Wir sind überzeugt, dass Tschechien und Deutschland bei der Bewältigung dieser großen Belastungsprobe einen wichtigen Beitrag leisten können.

Deshalb ist es gut, und es ist wichtig, dass die europäischen Partner im Herzen Europas, wir Deutschen und Tschechen, immer wieder unterstreichen: Wir wollen Europa und wir arbeiten an europäischen Lösungen. Europa braucht in diesen Tagen entschiedene Fürsprecher und ein enges Netz guter und freundschaftlicher Beziehungen, das auch in schwierigen Zeiten hält.

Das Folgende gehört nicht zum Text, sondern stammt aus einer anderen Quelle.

@@ -1904,10 +1911,25 @@
         sig.push_back((double)r); sig.push_back((double)b->sample_epoch[r]); sig.push_back((double)b->sig_epoch[r]);
         for (int k = 0; k < RMX_P_HMM_LOG_NORM_CONST; k++) sig.push_back(sa.rp[i].p[k]);
     }
-    if (sig == b->gf_sig) return true;
-    hipLaunchKernelGGL(k_gradflat_setup, dim3(nreq), dim3(256), 0, b->stream, b->d, sa, (const int32_t *)b->d_sample, (const int32_t *)b->d_counts, b->gf_lay, b->gf_nblk_host);
-    if (hipGetLastError() != hipSuccess) return false;
-    b->gf_sig.swap(sig);
+    const int SW = 2 + RMX_P_HMM_LOG_NORM_CONST;
+    if (b->gf_rsig.size() != (size_t)b->R * SW) { b->gf_rsig.assign((size_t)b->R * SW, 0.); b->gf_rsig_set.assign((size_t)b->R, 0); }
+    StageArgs sub;
+    int nsub = 0;
+    const bool per_list = b->opt[RMX_OPT_GRADFLAT_SETUP] == 0, all = per_list && sig != b->gf_sig;
+    for (int i = 0; i < nreq; i++) {
+        const int r = restarts[i];
+        const double *si = sig.data() + (size_t)i * (SW + 1) + 1;
+        double *sr = b->gf_rsig.data() + (size_t)r * SW;
+        if (!all && (per_list || (b->gf_rsig_set[r] && std::equal(si, si + SW, sr)))) continue;
+        std::copy(si, si + SW, sr); b->gf_rsig_set[r] = 1;
+        sub.rlist[nsub] = r; sub.rp[nsub] = sa.rp[i]; nsub++;
+    }
+    if (per_list) b->gf_sig.swap(sig); else b->gf_sig.clear();
+    if (nsub == 0) return true;
+    for (int i = nsub; i < 16; i++) { sub.rlist[i] = sub.rlist[0]; sub.rp[i] = sub.rp[0]; }
+    hipLaunchKernelGGL(k_gradflat_setup, dim3(nsub), dim3(256), 0, b->stream, b->d, sub, (const int32_t *)b->d_sample, (const int32_t *)b->d_counts, b->gf_lay, b->gf_nblk_host);
+    if (hipGetLastError() != hipSuccess) { for (int i = 0; i < nsub; i++) b->gf_rsig_set[sub.rlist[i]] = 0; b->gf_sig.clear(); return false; }
+    b->gf_setups++;
     b->gf_first = true;
     return true;
 }
@@ -1948,7 +1970,7 @@
             if (grad && by_value && ell_sparse_ok(b, nreq, restarts) && b->opt[RMX_OPT_GRAD_KERNEL] == 0 && maxcnt <= NM_MAX_SAMPLE && gradflat_ready(b, nreq, restarts, sa)) {
                 int nb = 0;
                 if (b->gf_first) nb = (maxcnt * SEGL + 255) / 256 + 1;
-                else for (int i = 0; i < nreq; i++) nb = std::max(nb, (int)b->gf_nblk_host[i]);
+                else for (int i = 0; i < nreq; i++) nb = std::max(nb, (int)b->gf_nblk_host[restarts[i]]);
                 b->gf_first = false;
                 hipLaunchKernelGGL(k_gradflat_round, dim3(std::max(nb, 1), nreq), dim3(256), 0, b->stream, b->d, (const int32_t *)b->d_rlist, (const RestartParams *)b->d_rp_stage,
                                    (const int32_t *)b->d_sample, (const int32_t *)b->d_counts, b->gf_lay, b->d_ell_partial, pstride);
@@ -2368,10 +2390,13 @@
     if (rc) return rc;
     const int nr = r1 - r0;
     { ProfScope ps(b, KID_ELL_FULL); hipLaunchKernelGGL(k_ell_full_batch, dim3(ELBO_BLOCKS, nr), dim3(256), 0, b->stream, b->d, r0, b->d_partial); }
-    { ProfScope ps(b, KID_ELL_FINAL); hipLaunchKernelGGL(k_sum_partials, dim3(nr), dim3(256), 0, b->stream, (const double *)b->d_partial, ELBO_BLOCKS, b->d_out4); }
+    const bool direct = b->opt[RMX_OPT_ELL_DIRECT] != 0;
+    { ProfScope ps(b, KID_ELL_FINAL);
+      if (direct) hipLaunchKernelGGL(k_sum_partials_host, dim3(nr), dim3(256), 0, b->stream, b->d, (const double *)b->d_partial, ELBO_BLOCKS, b->h_pinned, r0, nr, b->h_err);
+      else hipLaunchKernelGGL(k_sum_partials, dim3(nr), dim3(256), 0, b->stream, (const double *)b->d_partial, ELBO_BLOCKS, b->d_out4); }
     HIPCHK(hipGetLastError());
-    HIPCHK(hipMemcpyAsync(b->h_pinned, b->d_out4, (size_t)nr * 8, hipMemcpyDeviceToHost, b->stream));
-    if ((rc = check_errors(b, r0, r1))) return rc;
+    if (!direct) HIPCHK(hipMemcpyAsync(b->h_pinned, b->d_out4, (size_t)nr * 8, hipMemcpyDeviceToHost, b->stream));
+    if ((rc = check_errors(b, r0, r1, direct))) return rc;
     for (int i = 0; i < nr; i++) out[i] = b->h_pinned[i];
     return RMX_OK;
 }
@@ -2382,20 +2407,25 @@
     int rc = ensure_tables(b, r0, r1);
     if (rc) return rc;
     const Dev &d = b->d;
-    const int nr = r1 - r0;
-    const size_t RN0 = (size_t)r0 * d.N, cnt = (size_t)nr * d.N;
-    HIPCHK(hipMemcpyAsync(b->d_A2 + RN0 * 2, d.A + RN0 * 2, cnt * 16, hipMemcpyDeviceToDevice, b->stream));
-    HIPCHK(hipMemcpyAsync(b->d_Bv2 + RN0 * 4, d.Bv + RN0 * 4, cnt * 32, hipMemcpyDeviceToDevice, b->stream));
+    const bool copy_all = b->opt[RMX_OPT_TRIAL_NOCOPY] == 0;
+    auto copy_own = [&](int ra, int rb) -> int {
+        const size_t o = (size_t)ra * d.N, c = (size_t)(rb - ra) * d.N;
+        HIPCHK(hipMemcpyAsync(b->d_A2 + o * 2, d.A + o * 2, c * 16, hipMemcpyDeviceToDevice, b->stream));
+        HIPCHK(hipMemcpyAsync(b->d_Bv2 + o * 4, d.Bv + o * 4, c * 32, hipMemcpyDeviceToDevice, b->stream));
+        return RMX_OK;
+    };
+    if (copy_all && (rc = copy_own(r0, r1))) return rc;
     d2 = b->d;
     d2.A = b->d_A2; d2.Bv = b->d_Bv2; d2.lc = nullptr; d2.ltc = nullptr;
     for (int r = r0; r < r1;) {
         const int mask = use_strip(b) ? cover_mask(b->comp_dirty[r] & 15) : (b->comp_dirty[r] ? 15 : 0);
         int e = r + 1;
         while (e < r1 && (use_strip(b) ? cover_mask(b->comp_dirty[e] & 15) : (b->comp_dirty[e] ? 15 : 0)) == mask) e++;
+        bool sparse = use_strip(b) && d.sig_cnt != nullptr;
+        for (int i = r; i < e; i++) if (!b->sig_valid[i]) sparse = false;
+        if (!copy_all && !(mask == 15 && sparse) && (rc = copy_own(r, e))) return rc;
         if (mask) {
             ProfScope ps(b, KID_MARGINALS_AB);
-            bool sparse = use_strip(b) && d.sig_cnt != nullptr;
-            for (int i = r; i < e; i++) if (!b->sig_valid[i]) sparse = false;
             if (sparse) {
                 void (*kf)(Dev, int) = nullptr;
                 if (b->opt[RMX_OPT_TRIAL_KERNEL] == 0) {
@@ -2430,6 +2460,17 @@
     const int nr = r1 - r0;
     double *cpart = b->d_partial + (size_t)b->R * ELBO_BLOCKS, *cout = b->d_out4 + b->R;
     b->trial_comp_r0 = b->trial_comp_r1 = -1;
+    if (b->opt[RMX_OPT_ELL_DIRECT]) {
+        { ProfScope ps(b, KID_ELL_FULL); hipLaunchKernelGGL(k_ell_full_comp_batch, dim3(ELBO_BLOCKS, nr), dim3(256), 0, b->stream, d2, r0, b->d_partial); }
+        { ProfScope ps(b, KID_ELL_FINAL); hipLaunchKernelGGL(k_sum_partials_host, dim3(nr * 5), dim3(256), 0, b->stream, b->d, (const double *)b->d_partial, ELBO_BLOCKS,
+                                                             b->h_pinned, r0, nr, b->h_err); }
+        HIPCHK(hipGetLastError());
+        if ((rc = check_errors(b, r0, r1, true))) return rc;
+        for (int i = 0; i < nr; i++) out[i] = b->h_pinned[i];
+        b->trial_comp.assign(b->h_pinned + nr, b->h_pinned + nr + (size_t)nr * 4);
+        b->trial_comp_r0 = r0; b->trial_comp_r1 = r1;
+        return RMX_OK;
+    }
     { ProfScope ps(b, KID_ELL_FULL); hipLaunchKernelGGL(k_ell_full_batch, dim3(ELBO_BLOCKS, nr), dim3(256), 0, b->stream, d2, r0, b->d_partial); }
     { ProfScope ps(b, KID_ELL_FINAL); hipLaunchKernelGGL(k_sum_partials, dim3(nr), dim3(256), 0, b->stream, (const double *)b->d_partial, ELBO_BLOCKS, b->d_out4); }
     { ProfScope ps(b, KID_ELL_FULL); hipLaunchKernelGGL(k_ell_comp_batch, dim3(ELBO_BLOCKS, nr), dim3(256), 0, b->stream, d2, r0, cpart); }
@@ -2443,6 +2484,17 @@
     b->trial_comp_r0 = r0; b->trial_comp_r1 = r1;
     return RMX_OK;
 }
+static int comp_sums(rmx_batch *b, const Dev &dv, int r0, int r1) {
+    const int nr = r1 - r0;
+    const bool direct = b->opt[RMX_OPT_ELL_DIRECT] != 0;
+    { ProfScope ps(b, KID_ELL_FULL); hipLaunchKernelGGL(k_ell_comp_batch, dim3(ELBO_BLOCKS, nr), dim3(256), 0, b->stream, dv, r0, b->d_partial); }
+    { ProfScope ps(b, KID_ELL_FINAL);
+      if (direct) hipLaunchKernelGGL(k_sum_partials_host, dim3(nr * 4), dim3(256), 0, b->stream, b->d, (const double *)b->d_partial, ELBO_BLOCKS, b->h_pinned, r0, nr, b->h_err);
+      else hipLaunchKernelGGL(k_sum_partials, dim3(nr * 4), dim3(256), 0, b->stream, (const double *)b->d_partial, ELBO_BLOCKS, b->d_out4); }
+    HIPCHK(hipGetLastError());
+    if (!direct) HIPCHK(hipMemcpyAsync(b->h_pinned, b->d_out4, (size_t)nr * 32, hipMemcpyDeviceToHost, b->stream));
+    return check_errors(b, r0, r1, direct);
+}
 int rmx_expected_ll_components(rmx_batch *b, int32_t r0, int32_t r1, int32_t trial, double *out) { BIND(b);
     RANGE_CHECK();
     if (!out) return fail(RMX_EARG, "bad argument");
@@ -2457,13 +2509,7 @@
         const int nr = r1 - r0;
         bool own = false;
         for (int r = r0; r < r1; r++) own |= b->comp_dirty[r] == 0;
-        if (own) {
-            { ProfScope ps(b, KID_ELL_FULL); hipLaunchKernelGGL(k_ell_comp_batch, dim3(ELBO_BLOCKS, nr), dim3(256), 0, b->stream, d2, r0, b->d_partial); }
-            { ProfScope ps(b, KID_ELL_FINAL); hipLaunchKernelGGL(k_sum_partials, dim3(nr * 4), dim3(256), 0, b->stream, (const double *)b->d_partial, ELBO_BLOCKS, b->d_out4); }
-            HIPCHK(hipGetLastError());
-            HIPCHK(hipMemcpyAsync(b->h_pinned, b->d_out4, (size_t)nr * 32, hipMemcpyDeviceToHost, b->stream));
-            if ((rc = check_errors(b, r0, r1))) return rc;
-        }
+        if (own && (rc = comp_sums(b, d2, r0, r1))) return rc;
         for (int r = r0; r < r1; r++)
             for (int c = 0; c < 4; c++) out[(r - r0) * 4 + c] = b->comp_dirty[r] != 0 ? b->trial_comp[(size_t)(r - r0) * 4 + c] : b->h_pinned[(r - r0) * 4 + c];
         return RMX_OK;
@@ -2475,11 +2521,7 @@
     else if (trial) { if ((rc = trial_pass(b, r0, r1, d2))) return rc; }
     else if ((rc = ensure_ab(b, r0, r1))) return rc;
     const int nr = r1 - r0;
-    { ProfScope ps(b, KID_ELL_FULL); hipLaunchKernelGGL(k_ell_comp_batch, dim3(ELBO_BLOCKS, nr), dim3(256), 0, b->stream, d2, r0, b->d_partial); }
-    { ProfScope ps(b, KID_ELL_FINAL); hipLaunchKernelGGL(k_sum_partials, dim3(nr * 4), dim3(256), 0, b->stream, (const double *)b->d_partial, ELBO_BLOCKS, b->d_out4); }
-    HIPCHK(hipGetLastError());
-    HIPCHK(hipMemcpyAsync(b->h_pinned, b->d_out4, (size_t)nr * 32, hipMemcpyDeviceToHost, b->stream));
-    if ((rc = check_errors(b, r0, r1))) return rc;
+    if ((rc = comp_sums(b, d2, r0, r1))) return rc;
     for (int i = 0; i < nr * 4; i++) out[i] = b->h_pinned[i];
     return RMX_OK;
 }
diff --git a/remixt_amd/csrc/rmx_kernels.h b/remixt_amd/csrc/rmx_kernels.h
--- a/remixt_amd/csrc/rmx_kernels.h
+++ b/remixt_amd/csrc/rmx_kernels.h
@@ -2575,9 +2575,10 @@
     }
 }
 __global__ void k_elbo_final(Dev d, int r0, const double *partial, const double *be_e, int nblk, const int *lt_valid, double plain_T_init,
-                             const double *full_plain, double *out) {
+                             const double *full_plain, double *out, uint32_t *err_out = nullptr) {
     __shared__ double scratch[8];
     const int r = r0 + blockIdx.x, t = threadIdx.x;
+    if (err_out && t == 0) err_out[r] = d.err[r];
     double en = 0., ent = 0., z = 0.;
     if (t == 0) for (int i = 0; i < nblk; i++) {
         const double *pp = partial + ((size_t)blockIdx.x * nblk + i) * 3;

Je mehr diese Welt vernetzt ist und je ernster ihre Krisen sind, desto mehr müssen wir uns auf Partner jenseits unserer nationalen Grenzen verlassen können. Keine andere Region auf der Welt hat das so lange und erfolgreich eingeübt wie die Europäische Union. Mehr noch: Wenn überhaupt eine Region für einen erfolgreichen Umgang mit der Globalisierung gewappnet ist, dann wir in Europa.

Ein Rückzug ins nationale Schneckenhaus ist keine Lösung. Kontrollverlust droht letztlich dem, der nicht auf europäische Lösungen, sondern auf nationale Abschottung setzt. Angst war immer schon ein schlechter Ratgeber – und das gilt erst recht in der Politik.

Für uns folgt daraus ein klarer gemeinsamer Handlungsauftrag: Wir wollen und wir können in der EU unsere Meinungsunterschiede im partnerschaftlichen Dialog lösen. Wir wollen und wir können die Spielregeln befolgen, die wir uns dafür gegeben haben. Wir wollen und wir können einmal gefundene Kompromisse akzeptieren und umsetzen.

Dies gilt auch in der Migrationsfrage, wo die heftigen und auch kontroversen Debatten, die wir in der EU führen, nicht den Blick darauf verstellen sollten, dass wir Schritt für Schritt schon erste gemeinsame Ansätze zu Lösungen gefunden haben: Seenotrettung, Kampf gegen Schlepperbanden, Grenzsicherung, EU-Türkei-Abkommen, Unterstützung für Griechenland, verstärkte Fluchtursachenbekämpfung in den Herkunfts-und Transitländern. Erste Erfolge sind sichtbar. Wir haben große Fortschritte bei der Kontrolle und Ordnung von Flüchtlingsströmen erzielt. Wir sind gut vorangekommen bei der Einführung eines gemeinsamen Küstenschutz und Außengrenzschutzes. Das war sicher kein einfacher Prozess, und es wird vielleicht auch künftig zuweilen „haken“ – aber es ist der richtige Weg, mit allen Partnern an einem Tisch gemeinsame Lösungen zu finden, auch wenn das mühsam ist und manchmal auch Zeit kostet.

Wir haben in den deutsch-tschechischen Beziehungen einen – wenn man unsere Geschichte bedenkt – geradezu unglaublichen Stand an gegenseitigem Vertrauen erreicht, mit dem wir jetzt dazu beitragen können, europäische Antworten auf europäische Krisen zu finden. Wir haben vor 20 Jahren eine gemeinsame Erklärung verabschiedet, welche uns in die Zukunft schauen gelehrt hat. Wir haben den Zukunftsfonds aufgebaut, der seit vielen Jahren mit unzähligen Projekten die Menschen in unseren beiden Ländern einander näher gebracht hat. Wir führen einen strategischen Dialog, dank dessen wir unsere Zusammenarbeit auf allen wichtigen Feldern weitervorantreiben.

Mit anderen Worten: Die Qualität der deutsch-tschechischen Beziehungen verpflichtet. Auf Englisch heißt es: Leading by example. Wir wollen gemeinsam mit guten Beispielen auf diesem Weg vorangehen!